In this notebook, we'll look at an example and use callbacks to generate an animation of the optimization. In practice, this serves no real purpose other than being fun to look at.

In [1]:
from openTSNE import TSNE

from examples import utils

import numpy as np
import matplotlib.pyplot as plt
import matplotlib.animation as animation

In [2]:
import gzip
import pickle

with gzip.open("data/macosko_2015.pkl.gz", "rb") as f:
    data = pickle.load(f)

x = data["pca_50"]
y = data["CellType1"].astype(str)

In [3]:
print("Data set contains %d samples with %d features" % x.shape)

Data set contains 44808 samples with 50 features


We pass a callback that will take the current embedding, make a copy (this is important because the embedding is changed inplace during optimization) and add it to a list. We can also specify how often the callbacks should be called. In this instance, we'll call it at every iteration.

In [4]:
embeddings = []

tsne = TSNE(
    perplexity=50, metric="cosine",
    # Let's use the fast approximation methods
    neighbors="approx", negative_gradient_method="fft",
    # The embedding will be appended to the list we defined above, make sure we copy the
    # embedding, otherwise the same object reference will be stored for every iteration
    callbacks=lambda it, err, emb: embeddings.append(np.array(emb)),
    # This should be done on every iteration
    callbacks_every_iters=1,
    # -2 will use all but one core so I can look at cute cat pictures while this computes
    n_jobs=-2
)

In [5]:
%time tsne.fit(x)

CPU times: user 16min 13s, sys: 2.1 s, total: 16min 15s
Wall time: 2min 45s


TSNEEmbedding([[37.18444416, 18.72773713],
               [37.12496354, 18.80951715],
               [37.16077576, 18.89134288],
               ...,
               [40.50806396, 20.87112375],
               [ 0.97918374, 13.68780657],
               [-6.28309915,  5.94863532]])

Now that we have all the iterations in our list, we need to create the animation. We do this here using matplotlib, which is relatively straightforward.

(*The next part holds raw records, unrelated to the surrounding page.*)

+    const int ow4 = m4 & (p.ru_Wo - 1), oh = (m4 >> p.ru_lw) & (p.ru_Ho - 1), tb = m4 >> ls;
+    int h[2];
+    float l0, l1;
+    res_up_axis_int<2>(oh, p.ru_Hi, h[0], h[1], l0, l1);
+    const int k2 = ow4 >> 1, line = __mul24(p.ru_Wi, ld);
+    const int c1 = __mul24(k2, ld), c0 = k2 > 0 ? c1 - ld : c1, c2 = c1 + ld, c3 = k2 + 2 < p.ru_Wi ? c2 + ld : c2;
+    const int r0 = __mul24(__mul24(tb, p.ru_Hi) + h[0], line), r1 = h[1] != h[0] ? r0 + line : r0;
+    off[0] = r0 + c0; off[1] = r0 + c1; off[2] = r0 + c2; off[3] = r0 + c3;
+    off[4] = r1 + c0; off[5] = r1 + c1; off[6] = r1 + c2; off[7] = r1 + c3;
+  } else {
+    const int sp4 = m4 & ((1 << ls) - 1), ot = (m4 >> ls) & (p.ru_To - 1), b = m4 >> (ls + p.ru_lt);
+    int t[2];
+    float l0, l1;
+    res_up_axis_int<2>(ot, p.ru_Ti, t[0], t[1], l0, l1);
+    const int f0 = __mul24(((__mul24(b, p.ru_Ti) + t[0]) << ls) + sp4, ld), f1 = t[1] != t[0] ? f0 + (ld << ls) : f0;
+#pragma unroll
+    for (int j = 0; j < 4; ++j) { off[j] = f0 + j * ld; off[4 + j] = f1 + j * ld; }
+  }
+}
+template <int RU>
+__device__ __forceinline__ void res_up_quad_combine(const Params& p, int m4, const float (&v)[8], float (&out)[4]) {
+  const int ls = p.ru_lw + p.ru_lh;
+  ResUpRow r;
+  int i0, i1;
+  if constexpr (RU == 1) {
+    const int ow4 = m4 & (p.ru_Wo - 1), oh = (m4 >> p.ru_lw) & (p.ru_Ho - 1);
+    r.tl[0] = 1.f; r.tl[1] = 0.f;
+    res_up_axis_int<2>(oh, p.ru_Hi, i0, i1, r.hl[0], r.hl[1]);
+#pragma unroll
+    for (int j = 0; j < 4; ++j) {
+      if (j == 0) res_up_axis_int<2>(ow4, p.ru_Wi, i0, i1, r.wl[0], r.wl[1]);
+      else { r.wl[1] = (j & 1) ? 0.25f : 0.75f; r.wl[0] = 1.f - r.wl[1]; }
+      const int c = j == 0 ? 0 : (j == 3 ? 2 : 1);
+      const float vv[4] = {v[c], v[c + 1], v[4 + c], v[4 + c + 1]};
+      out[j] = res_up_combine<1, 2, 2>(r, vv);
+    }
+  } else {
+    const int ot = (m4 >> ls) & (p.ru_To - 1);
+    res_up_axis_int<2>(ot, p.ru_Ti, i0, i1, r.tl[0], r.tl[1]);
+    r.hl[0] = 1.f; r.hl[1] = 0.f; r.wl[0] = 1.f; r.wl[1] = 0.f;
+#pragma unroll
+    for (int j = 0; j < 4; ++j) {
+      const float vv[2] = {v[j], v[4 + j]};
+      out[j] = res_up_combine<2, 1, 1>(r, vv);
+    }
+  }
+}
+__host__ inline int res_up_mode(int Ti, int Hi, int Wi, int To, int Ho, int Wo, int64_t M, int64_t ldr) {
+  const int64_t coarse_rows = M / ((int64_t)To * Ho * Wo) * Ti * Hi * Wi;
+  if (Wo % 4 != 0 || M >= (int64_t(1) << 31) || coarse_rows >= (1 << 24) || Wi * ldr >= (1 << 24)) return 3;
+  if (To == Ti && Ho == 2 * Hi && Wo == 2 * Wi) return 1;
+  if (To == 2 * Ti && Ho == Hi && Wo == Wi) return 2;
+  return 3;
+}
+
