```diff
@@ -1061,6 +1138,35 @@
     return P.hot_entries ? launch_duo_m<768, true>(mode, P, grid, threads, smem, st) : launch_duo_m<768, false>(mode, P, grid, threads, smem, st);
 }
 
+template <int MODE, bool HOT>
+cudaError_t launch_direct_t(const ScanParams& P, int grid, int threads, size_t smem, cudaStream_t st) {
+    static bool attr_done[kMaxDevices] = {};
+    int dev = 0;
+    cudaGetDevice(&dev);
+    if (dev < 0 || dev >= kMaxDevices || !attr_done[dev]) {
+        cudaError_t e = cudaFuncSetAttribute(k_scan_direct<MODE, HOT>, cudaFuncAttributeMaxDynamicSharedMemorySize, 226 * 1024);
+        if (e == cudaSuccess)
+            e = cudaFuncSetAttribute(k_scan_direct<MODE, HOT>, cudaFuncAttributePreferredSharedMemoryCarveout, kDirectCarveoutPct);
+        if (e != cudaSuccess) return e;
+        if (dev >= 0 && dev < kMaxDevices) attr_done[dev] = true;
+    }
+    k_scan_direct<MODE, HOT><<<grid, threads, smem, st>>>(P);
+    return cudaGetLastError();
+}
+cudaError_t launch_direct(int mode, const ScanParams& P, int grid, int threads, size_t smem, cudaStream_t st) {
+    switch (mode) {
+        case M_FIND:
+            return P.hot_entries ? launch_direct_t<M_FIND, true>(P, grid, threads, smem, st) : launch_direct_t<M_FIND, false>(P, grid, threads, smem, st);
+        case M_NO_SUFFIX:
+            return P.hot_entries ? launch_direct_t<M_NO_SUFFIX, true>(P, grid, threads, smem, st)
+                                 : launch_direct_t<M_NO_SUFFIX, false>(P, grid, threads, smem, st);
+        case M_OVERLAPPING:
+            return P.hot_entries ? launch_direct_t<M_OVERLAPPING, true>(P, grid, threads, smem, st)
+                                 : launch_direct_t<M_OVERLAPPING, false>(P, grid, threads, smem, st);
+    }
+    return cudaErrorInvalidValue;
+}
+
 cudaError_t launch_cw(int mode, const ScanParams& P, int grid, int threads, size_t smem, cudaStream_t st) {
     switch (mode) {
         case M_FIND: return launch_machine_t<CwMachine<M_FIND>, LaneCw, 1024, 1, false>(P, grid, threads, smem, st);
@@ -1230,7 +1336,8 @@
         uint64_t want = 0;
         if (std3 && d->opt_hot_entries != 0 && smem_budget > queues + 512) {
             want = std::min<uint64_t>(d->hot_slots, (smem_budget - queues - 512) / 16);
-            if (d->opt_hot_entries > 0) want = std::min<uint64_t>(want, (uint64_t)d->opt_hot_entries);
+            const int64_t hot = d->opt_hot_entries != kHotAuto ? d->opt_hot_entries : queue_sets ? kHotQueued : kDirectSmemBudget / 16;
+            if (hot > 0) want = std::min<uint64_t>(want, (uint64_t)hot);
             want &= ~uint64_t(255);
         }
         smem = (size_t)want * 16 + queues;
@@ -1308,6 +1415,7 @@
     const bool std3 = std2 && d->opt_kernel >= 3;
     const bool duo = std3 && d->opt_kernel >= 4 && ctas_per_sm == 1;
     const bool events = std3 && !duo;
+    const bool direct = events && ctas_per_sm == 1 && d->opt_event_queue == 0;
 
     if (d_state_io && !std2 && !cw_machine) {
         set_error("stream chunks need a Standard lane machine (find / find_overlapping, at most 2^24 states, bytewise: "
@@ -1364,7 +1472,7 @@
     P.pool_blocks = pool_blocks;
     P.ctrl = static_cast<ScanCtrl*>(W.ctrl.p);
     P.state_io = d_state_io;
-    const size_t smem = plan_smem(d, P, v1, std3, threads, ctas_per_sm, duo ? 2 : 1);
+    const size_t smem = plan_smem(d, P, v1, std3, threads, ctas_per_sm, duo ? 2 : direct ? 0 : 1);
 
     unsigned long long* tiles = static_cast<unsigned long long*>(W.tiles.p);
     unsigned long long* item_offs = static_cast<unsigned long long*>(W.item_offs.p);
@@ -1379,7 +1487,8 @@
     if (!cuda_ok(cw_machine   ? launch_cw(mode, P, grid, std::min(threads, 1024), smem, st)
                  : lm_machine ? launch_lm(P, grid, std::min(threads, 1024), smem, st)
                  : duo        ? launch_duo(mode, P, grid, threads, smem, st)
-                 : v1         ? launch_std(std3 ? 3 : std2 ? 2 : 1, mode, P, grid, threads, smem, st,
+                 : direct     ? launch_direct(mode, P, grid, threads, smem, st)
+                 : v1        ? launch_std(std3 ? 3 : std2 ? 2 : 1, mode, P, grid, threads, smem, st,
                                            ctas_per_sm >= 2 && threads <= 768 && grid % 2 == 0)
                               : launch_scan(d->charwise, mode, P, grid, threads, smem, st),
                  "k_scan launch"))
@@ -2861,6 +2970,8 @@
         d->opt_smem_pad_kib = value;
     else if (k == "hot_entries")
         d->opt_hot_entries = value;
+    else if (k == "event_queue")
+        d->opt_event_queue = value;
     else if (k == "hist_smem")
         d->opt_hist_smem = value;
     else if (k == "df_pairs")
diff --git a/daachorse_b200/csrc/scan_lane.cuh b/daachorse_b200/csrc/scan_lane.cuh
--- a/daachorse_b200/csrc/scan_lane.cuh
+++ b/daachorse_b200/csrc/scan_lane.cuh
@@ -1722,6 +1722,13 @@
     uint32_t from;
 };
 
+constexpr uint32_t F3_PEND = 0x40u;
+constexpr uint32_t F3_CARRY = 0x80u;
+struct Lane3D : Lane3 {
+    EventSink E;
+    uint32_t pend_end, pend_slot;
+};
+
 DACH_HD uint2 ld_text8_safe(const uint8_t* q, const uint8_t* text_lo, const uint8_t* text_end) {
     uint2 w;
     w.x = w.y = 0;
@@ -1796,7 +1803,7 @@
         L.addr = D_ROOT;
     }
 
-    static DACH_HD void land(Lane3& L, const StdEnv& Ev) {
+    static DACH_HD void consume(Lane3& L) {
         ++L.ap;
         L.w0 = (L.w0 >> 8) | (L.w1 << 24);
         L.w1 >>= 8;
@@ -1806,6 +1813,10 @@
             L.fl |= F_NEED_NW;
         }
         if (L.ap == L.ap_end) L.fl |= F_DONE | F3_STOP;
+    }
+
+    static DACH_HD void land(Lane3& L, const StdEnv& Ev) {
+        consume(L);
         if (L.nf & CF_OUT) {
             DACH_STAT(pushes);
             QEntry e;
@@ -1816,6 +1827,30 @@
             if (MODE == M_FIND) to_root(L, Ev);
         }
     }
+    static DACH_HD void land(Lane3D& L, const StdEnv& Ev) {
+        consume(L);
+        if (L.nf & CF_OUT) {
+            DACH_STAT(pushes);
+            const uint32_t end = L.ap - L.hay_lo;
+            if (end >= L.from) {
+                const uint32_t slot = MODE == M_OVERLAPPING ? L.addr | (L.r2 << 24) : L.addr;
+                const uint32_t len = MODE == M_OVERLAPPING ? L.r2 & 0xffu : 1u;
+                if (L.E.fill < BLK_EVENTS && len != QLEN_ESCAPE) {
+                    if (L.E.blk) st_stream_u2(L.E.blk + BLK_HDR_WORDS + 2 * L.E.fill, end, slot);
+                    ++L.E.fill;
+                    ++L.E.nev;
+                    const uint32_t c = L.E.count + len;
+                    if (c < L.E.count) L.fl |= F3_CARRY;
+                    L.E.count = c;
+                } else {
+                    L.pend_end = end;
+                    L.pend_slot = slot;
+                    L.fl |= F3_PEND | F3_STOP;
+                }
+            }
+            if (MODE == M_FIND) to_root(L, Ev);
+        }
+    }
 
     static DACH_HD uint32_t probe(const Lane3& L, uint32_t& own) {
         const uint32_t c = L.w0 & 0xffu;
@@ -1823,7 +1858,8 @@
         const uint32_t a = ((own ? L.r0 : L.r2) >> 8) ^ c;
         return (L.fl & F3_STOP) ? 0u : a;
     }
-    static DACH_HD void resolve(Lane3& L, const StdEnv& Ev, const uint4& x, uint32_t a, uint32_t own) {
+    template <class LANE>
+    static DACH_HD void resolve(LANE& L, const StdEnv& Ev, const uint4& x, uint32_t a, uint32_t own) {
         if (L.fl & (F3_STOP | F3_LEARN)) {
             if (L.fl & F3_STOP) return;
             DACH_STAT(steps);
@@ -1861,7 +1897,8 @@
             L.fl |= F3_LEARN;
         }
     }
-    static DACH_HD bool step(Lane3& L, const StdEnv& Ev, const uint8_t* emu_lo = nullptr) {
+    template <class LANE>
+    static DACH_HD bool step(LANE& L, const StdEnv& Ev, const uint8_t* emu_lo = nullptr) {
         (void)emu_lo;
         if (L.fl & F3_STOP) return false;
         uint32_t own;
@@ -2062,4 +2099,41 @@
     }
 };
 
-}
+template <int MODE>
+struct DirectOps {
+    using M = StdMachine3<MODE>;
+
+    static DACH_HD void begin_item(Lane3D& L, const ScanParams& P, const StdEnv& Ev, uint64_t item) {
+        QEntry root;
+        StdEnv Ev1 = Ev;
+        Ev1.q = &root;
+        Emitter unused;
+        M::begin_item(L, P, Ev1, unused, item, nullptr);
+        L.E.begin((uint32_t)item);
+        if (L.qn) {
+            L.pend_end = root.end;
+            L.pend_slot = root.opos;
+            L.fl |= F3_PEND | F3_STOP;
+            L.qn = 0;
+        }
+    }
+    static DACH_HD bool need_block(const Lane3D& L) { return (L.fl & F3_PEND) && L.E.fill == BLK_EVENTS; }
+
+    static DACH_HD void drain(Lane3D& L, const StdEnv& Ev, const ScanParams& P, uint32_t blk) {
+        EventSink& E = L.E;
+        if (L.fl & F3_PEND) {
+            if (E.fill == BLK_EVENTS) E.open(P, blk);
+            if (E.blk) st_stream_u2(E.blk + BLK_HDR_WORDS + 2 * E.fill, L.pend_end, L.pend_slot);
+            ++E.fill;
+            ++E.nev;
+            const uint32_t c = E.count + (MODE == M_OVERLAPPING ? qentry_len(P, Ev.opos, L.pend_slot) : 1u);
+            if (c < E.count) count_carry(P);
+            E.count = c;
+        }
+        if (L.fl & F3_CARRY) count_carry(P);
+        L.fl &= ~(F3_PEND | F3_CARRY);
+        if (!(L.fl & F_DONE)) L.fl &= ~F3_STOP;
+    }
+};
+
+}
```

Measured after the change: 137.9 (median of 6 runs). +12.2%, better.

Generating the animation can take a long time, so we will save it as a gif so we can come back to it whenever we want, without having to wait again.

In [6]:
%%time
fig = plt.figure(figsize=(7, 7))
ax = fig.add_axes([0, 0, 1, 1])
ax.set_xticks([]), ax.set_yticks([])

colors = list(map(utils.MACOSKO_COLORS.get, y))
pathcol = ax.scatter(embeddings[0][:, 0], embeddings[0][:, 1], c=colors, s=1, rasterized=True)

def update(embedding, ax, pathcol):
    # Update point positions
    pathcol.set_offsets(embedding)
    
    # Adjust x/y limits so all the points are visible
    ax.set_xlim(np.min(embedding[:, 0]), np.max(embedding[:, 0]))
    ax.set_ylim(np.min(embedding[:, 1]), np.max(embedding[:, 1]))
    
    return [pathcol]

anim = animation.FuncAnimation(
    fig, update, fargs=(ax, pathcol), interval=20,
    frames=embeddings, blit=True,
)

anim.save("macosko.gif", dpi=60, writer="imagemagick")
plt.close()

CPU times: user 6min 47s, sys: 2.41 s, total: 6min 50s
Wall time: 8min 18s